Let me add a couple of things. First, I can assure you that the Python bindings to OpenCV work on a Mac. I use them every day.
Many people like OpenCV for many reasons:
The license is good, friendly to integration into commercial products, etc.
It is quite good from a technical stand point. It gives you a reference implementation of state of the art algorithms.
It tends to be quite fast compared to the alternatives (Matlab I'm looking at you).
Like everything in life, it is not perfect:
It is a good example of a software library that is a moving target.

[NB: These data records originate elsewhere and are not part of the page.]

+                                                                    0, 0, 0);
+                __builtin_amdgcn_sched_barrier(0);
+            });
+        };
+        if (own) mma_chunk(std::integral_constant<int, 0>{}, std::integral_constant<int, KS0>{});
+        vm_wait<0>();
+        lds_barrier();
+        SWH_GEMM_TRACE(2);
+        if (own) mma_chunk(std::integral_constant<int, KS0>{}, std::integral_constant<int, KSC>{});
+        piped = own;
+        if constexpr (NM == 2) {
+            const int r = tid >> 3, sub = tid & 7;
+            float v = 0.f;
+#pragma unroll
+            for (int j = 0; j < 2; ++j)
+                if (sub + 8 * j < NCC) v += ((st[j].x + st[j].y) + st[j].z) + st[j].w;
+            v += __shfl_xor(v, 1);
+            v += __shfl_xor(v, 2);
+            v += __shfl_xor(v, 4);
+            if (sub == 0) rstd_s[r] = rsqrtf(v / (float)KC + eps);
+            lds_barrier();
+        }
     }
     SWH_GEMM_TRACE(3);
     float rsr[4][4];
@@ -877,14 +1003,18 @@
         temp = (!smp.p.greedy && smp.p.temperature != 1.0f) ? smp.p.temperature : 1.f;
     }
     for (; t < ntile; t += tstep) {
-        f32x4 acc[4];
-#pragma unroll
-        for (int i = 0; i < 4; ++i) acc[i] = f32x4{0.f, 0.f, 0.f, 0.f};
+        const bool mma = !(PIPE != 0 && piped);
+        piped = false;
+        if (mma) {
+#pragma unroll
+            for (int i = 0; i < 4; ++i) acc[i] = f32x4{0.f, 0.f, 0.f, 0.f};
+        }
         const unsigned char *xrow = xs + rl * RS + kq * 2;
-        const bool ring = SWH_LM_RING && KSC != 0 && t + tstep < ntile;
+        const bool ring = mma && SWH_LM_RING && KSC != 0 && t + tstep < ntile;
         const uint16_t *wnext = wbase(ring ? t + tstep : t);
         const uint16_t *wcur = wbase(t);
-        if constexpr (KSC != 0) {
+        if (!mma) {
+        } else if constexpr (KSC != 0) {
             constexpr int APF = 1, AR = APF + 1;
             uint4 a[AR][4];
 #pragma unroll
@@ -1923,17 +2053,22 @@
     }
 }
 
-template <int NM, int EPI, bool BIAS, int SAMPLE, int KSC, int RD = 0>
+template <int NM, int EPI, bool BIAS, int SAMPLE, int KSC, int RD = 0, int PIPE = 0>
 int launch_lm_ks(dim3 grid, size_t lds, hipStream_t s, const uint16_t *X, const uint16_t *W, int M, int N, int K,
                  const uint16_t *NWt, float eps, const float *ss_in, const uint16_t *Bs, uint16_t *Y, int ldy,
                  const LmSample &smp) {
-    if (!lds_opt_in<&lm_head_kernel<NM, EPI, BIAS, SAMPLE, KSC, RD>>()) return SWH_E_LAUNCH;
-    lm_head_kernel<NM, EPI, BIAS, SAMPLE, KSC, RD><<<grid, RD ? 768 : 512, lds, s>>>(X, W, M, N, K, NWt, eps, ss_in, Bs,
-                                                                                  Y, ldy, smp);
+    if (!lds_opt_in<&lm_head_kernel<NM, EPI, BIAS, SAMPLE, KSC, RD, PIPE>>()) return SWH_E_LAUNCH;
+    lm_head_kernel<NM, EPI, BIAS, SAMPLE, KSC, RD, PIPE><<<grid, RD ? 768 : 512, lds, s>>>(X, W, M, N, K, NWt, eps, ss_in,
+                                                                                        Bs, Y, ldy, smp);
     return launch_status();
 }
 
 inline bool lm_ring14() { return launch_policy().lm_ring14 != 0; }
+
+template <int NM, int SAMPLE>
+inline bool tile_pipe(const float *ss_in) {
+    return SAMPLE == 0 && (NM == 0 || (NM == 2 && ss_in)) && launch_policy().tile_pipe != 0;
+}
 
 template <int NM, int EPI, bool BIAS, int SAMPLE>
 int launch_lm(dim3 grid, size_t lds, hipStream_t s, const uint16_t *X, const uint16_t *W, int M, int N, int K,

I have a 300 line python program that uses OpenCV and every few
months when a new version of OpenCV is released I have to change it
to adapt to the new function names/calling conventions, etc. The
library does advance, a lot, however it is a pain to have to change
the same program 3 times per year.
It has a learning curve, like computer vision itself, it is quite
technical and not easy to learn.
There are alternatives (with other pros and cons) MATLAB with the Image Processing Toolbox is one such example.

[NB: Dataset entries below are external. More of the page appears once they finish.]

# marwie/mageslam

Measured on AMD Instinct MI355X. Metric: frames/sec ORB extract+match @720p; local-BA iters/sec (50 KF, 5k pts), higher is better.
Workload: dtype u8

## Files before the change

### mageslam_amd/csrc/localmap.hip

```cpp
#include <hip/hip_runtime.h>

#include <algorithm>
#include <climits>
#include <cstring>

#include "band_index.hpp"
#include "common.hpp"
#include "lds_sort.hpp"
#include "ordered_take.hpp"

namespace mage {
namespace {

constexpr int LM_MAXT = 4096;
constexpr int LM_CAP = 8;
constexpr int LM_GROUP = 16;
static_assert(LM_MAXT <= OT_MAX_TARGETS, "keypoint indices must fit resolve_in_order's packings");

struct LmRec {
    int n;
    int lo, hi;
    int pad;
    uint32_t e[LM_CAP];
};

__global__ __launch_bounds__(SORT_THREADS) void lm_keys_kernel(LocalMapArgs a, unsigned long long* __restrict__ gkeys)
{
    __shared__ unsigned long long keys[LM_MAXT];
    const int n = (int)*a.nt, tid = threadIdx.x;
    if (*a.nq == 0) return;
    if (n > LM_MAXT) {
        if (tid == 0) atomicOr(a.status, 1u);
        return;
    }
    int P = 1;
    while (P < n) P <<= 1;
    for (int i = tid; i < max(P, SORT_THREADS); i += SORT_THREADS)
        keys[i] = i < n ? ~band_key(a.tkp[i].octave, a.tkp[i].y, (unsigned)i) : 0ull;
    __syncthreads();
    sort_desc(keys, P);
    for (int i = tid; i < n; i += SORT_THREADS) gkeys[i] = ~keys[i];
}

template <typename F>
__device__ __forceinline__ void scan_band(const LocalMapArgs& a, const unsigned long long* keys, int q, int lo, int hi,
                                          int first, int step, F visit)
{
    const float r = a.radius, px = a.qpos[2 * q], py = a.qpos[2 * q + 1];
    const float x0 = px - r, x1 = px + r, y0 = py - r, y1 = py + r;
    const int hide = a.qhide ? a.qhide[q] : -1;
    const uint8_t* qd = a.qdesc + 32ll * q;
    for (int i = lo + first; i < hi; i += step) {
        const int t = (int)(keys[i] & 0xFFFFFFu);
        const float tx = a.tkp[t].x, ty = a.tkp[t].y;
        if (!(tx >= x0 && tx <= x1 && ty >= y0 && ty <= y1) || t == hide) continue;
        const uint32_t d = hamming256(qd, a.tdesc + 32ll * t);
        if ((int)d <= a.max_dist) visit(t, (int)d);
    }
}

__global__ __launch_bounds__(1024) void lm_cand_kernel(LocalMapArgs a, const unsigned long long* __restrict__ keys,
                                                       LmRec* __restrict__ recs)
{
    const int nq = (int)*a.nq, nt = (int)*a.nt;
    if (nt > LM_MAXT || nq > (int)a.q_cap) return;
    const int q = (int)((blockIdx.x * 1024 + threadIdx.x) / LM_GROUP), sub = threadIdx.x % LM_GROUP;
    const bool live = q < nq;
    int lo = 0, hi = 0;
    if (live) {
        const float py = a.qpos[2 * q + 1], r = a.radius;
        const int oq = a.qoct[q];
        lo = lower_bound_keys(keys, nt, band_key(oq, py - r, 0u));
        hi = lower_bound_keys(keys, nt, band_key(oq, py + r, 0xFFFFFFu) + 1ull);
    }
    int n = 0;
    for (int i0 = lo; __any(live && i0 < hi); i0 += LM_GROUP) {
        bool f = false;
        uint32_t ent = 0;
        if (live && i0 + sub < hi) {
            const int i = i0 + sub;
            const int t = (int)(keys[i] & 0xFFFFFFu);
            if (mask_bit(a.mask_words, t))
                scan_band(a, keys, q, i, i + 1, 0, 1, [&](int tt, int d) {
                    f = true;
                    ent = kept_entry(tt, d);
                });
        }
        const int pos = group_append<LM_GROUP>(f, sub, n);
        if (f && pos < LM_CAP) recs[q].e[pos] = ent;
    }
    if (live && sub == 0) {
        recs[q].n = n;
        recs[q].lo = lo;
        recs[q].hi = hi;
    }
}

__global__ __launch_bounds__(1024) void lm_resolve_kernel(LocalMapArgs a, const unsigned long long* __restrict__ keys,
                                                          const LmRec* __restrict__ recs)
{
    __shared__ uint32_t m[LM_MAXT / 32];
    __shared__ int taker[LM_MAXT];
    __shared__ int list[1024];
    __shared__ uint32_t ent[64][LM_CAP];
    __shared__ uint32_t wsum[16];
    const int tid = threadIdx.x, lane = tid & 63, wave = tid >> 6;
    const int nq = (int)*a.nq, nt = (int)*a.nt;
    if (nt > LM_MAXT || nq > (int)a.q_cap) {
        if (tid == 0) atomicOr(a.status, 2u);
        return;
    }
    for (int i = tid; i < LM_MAXT / 32; i += 1024) m[i] = i < (nt + 31) / 32 ? a.mask_words[i] : 0u;
    for (int i = tid; i < LM_MAXT; i += 1024) taker[i] = OT_NO_TAKER;
    __syncthreads();
    for (int b0 = 0; b0 < nq; b0 += 1024) {
        const int q = b0 + tid;
        const bool has = q < nq && recs[q].n > 0;
        if (q < nq) a.result[q] = -1;
        const uint64_t bal = __ballot(has);
        if (lane == 0) wsum[wave] = (uint32_t)__popcll(bal);
        __syncthreads();
        int off = 0, cnt = 0;
        for (int w = 0; w < 16; w++) {
            off += w < wave ? (int)wsum[w] : 0;
            cnt += (int)wsum[w];
        }
        if (has) list[off + __popcll(bal & ((1ull << lane) - 1ull))] = q;
        __syncthreads();
        if (tid < 64)
            resolve_in_order(
                cnt, a.max_dist, a.min_diff, m, taker,
                [&](int k, bool act) {
                    const int qq = act ? list[k] : 0;
                    int n = 0, lo = 0, hi = 0;
                    if (act) {
                        n = recs[qq].n;
                        lo = recs[qq].lo;
                        hi = recs[qq].hi;
                        for (int e = 0; e < LM_CAP && e < n; e++) ent[tid][e] = recs[qq].e[e];
                    }
                    return [=, &a](auto fn) {
                        if (!act) return;
                        if (n <= LM_CAP) {
                            for (int e = 0; e < n; e++) {
                                const uint32_t v = ent[tid][e];
                                if (mask_bit(m, kept_target(v))) fn(kept_target(v), kept_dist(v));
                            }
                        } else {
                            scan_band(a, keys, qq, lo, hi, 0, 1, [&](int t, int d) {
                                if (mask_bit(m, t)) fn(t, d);
                            });
                        }
                    };
                },
                [&](int k, bool ok, int t) {
                    if (ok) a.result[list[k]] = t;
                });
        __syncthreads();
    }
    for (int i = tid; i < (nt + 31) / 32; i += 1024) a.mask_words[i] = m[i];
}

}
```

The simplest answer that comes to mind, is to read the example code with a bit of understanding, and to try out if Your ideas work. The api does change, and most of the tutorials are writen for the first versions of OpenCV, and it looks that nobody bothered to rewrite them. Nevertheless the core ideas behind it are not changing. So if You find a tutorial answering Your questions, but written in old API just look in the documentation for modern replacements of used functions. It’s not easy and quick, but looks like it works. If You use the newest (actually 2.3) version, I suggest using both the 2.1 documntation and 2.3 docs + tutorials . You should also look into the samples, which should have been installed alongside the library. There are lots of hints about how to use certain structures and tricks that weren't mentioned in documentation. Finally, don't be afraid to look inside the code of the library itself (if You compiled it on Your own). Unfortunately, thats the only source I know to check for example what code corresponds to which type of Mat object.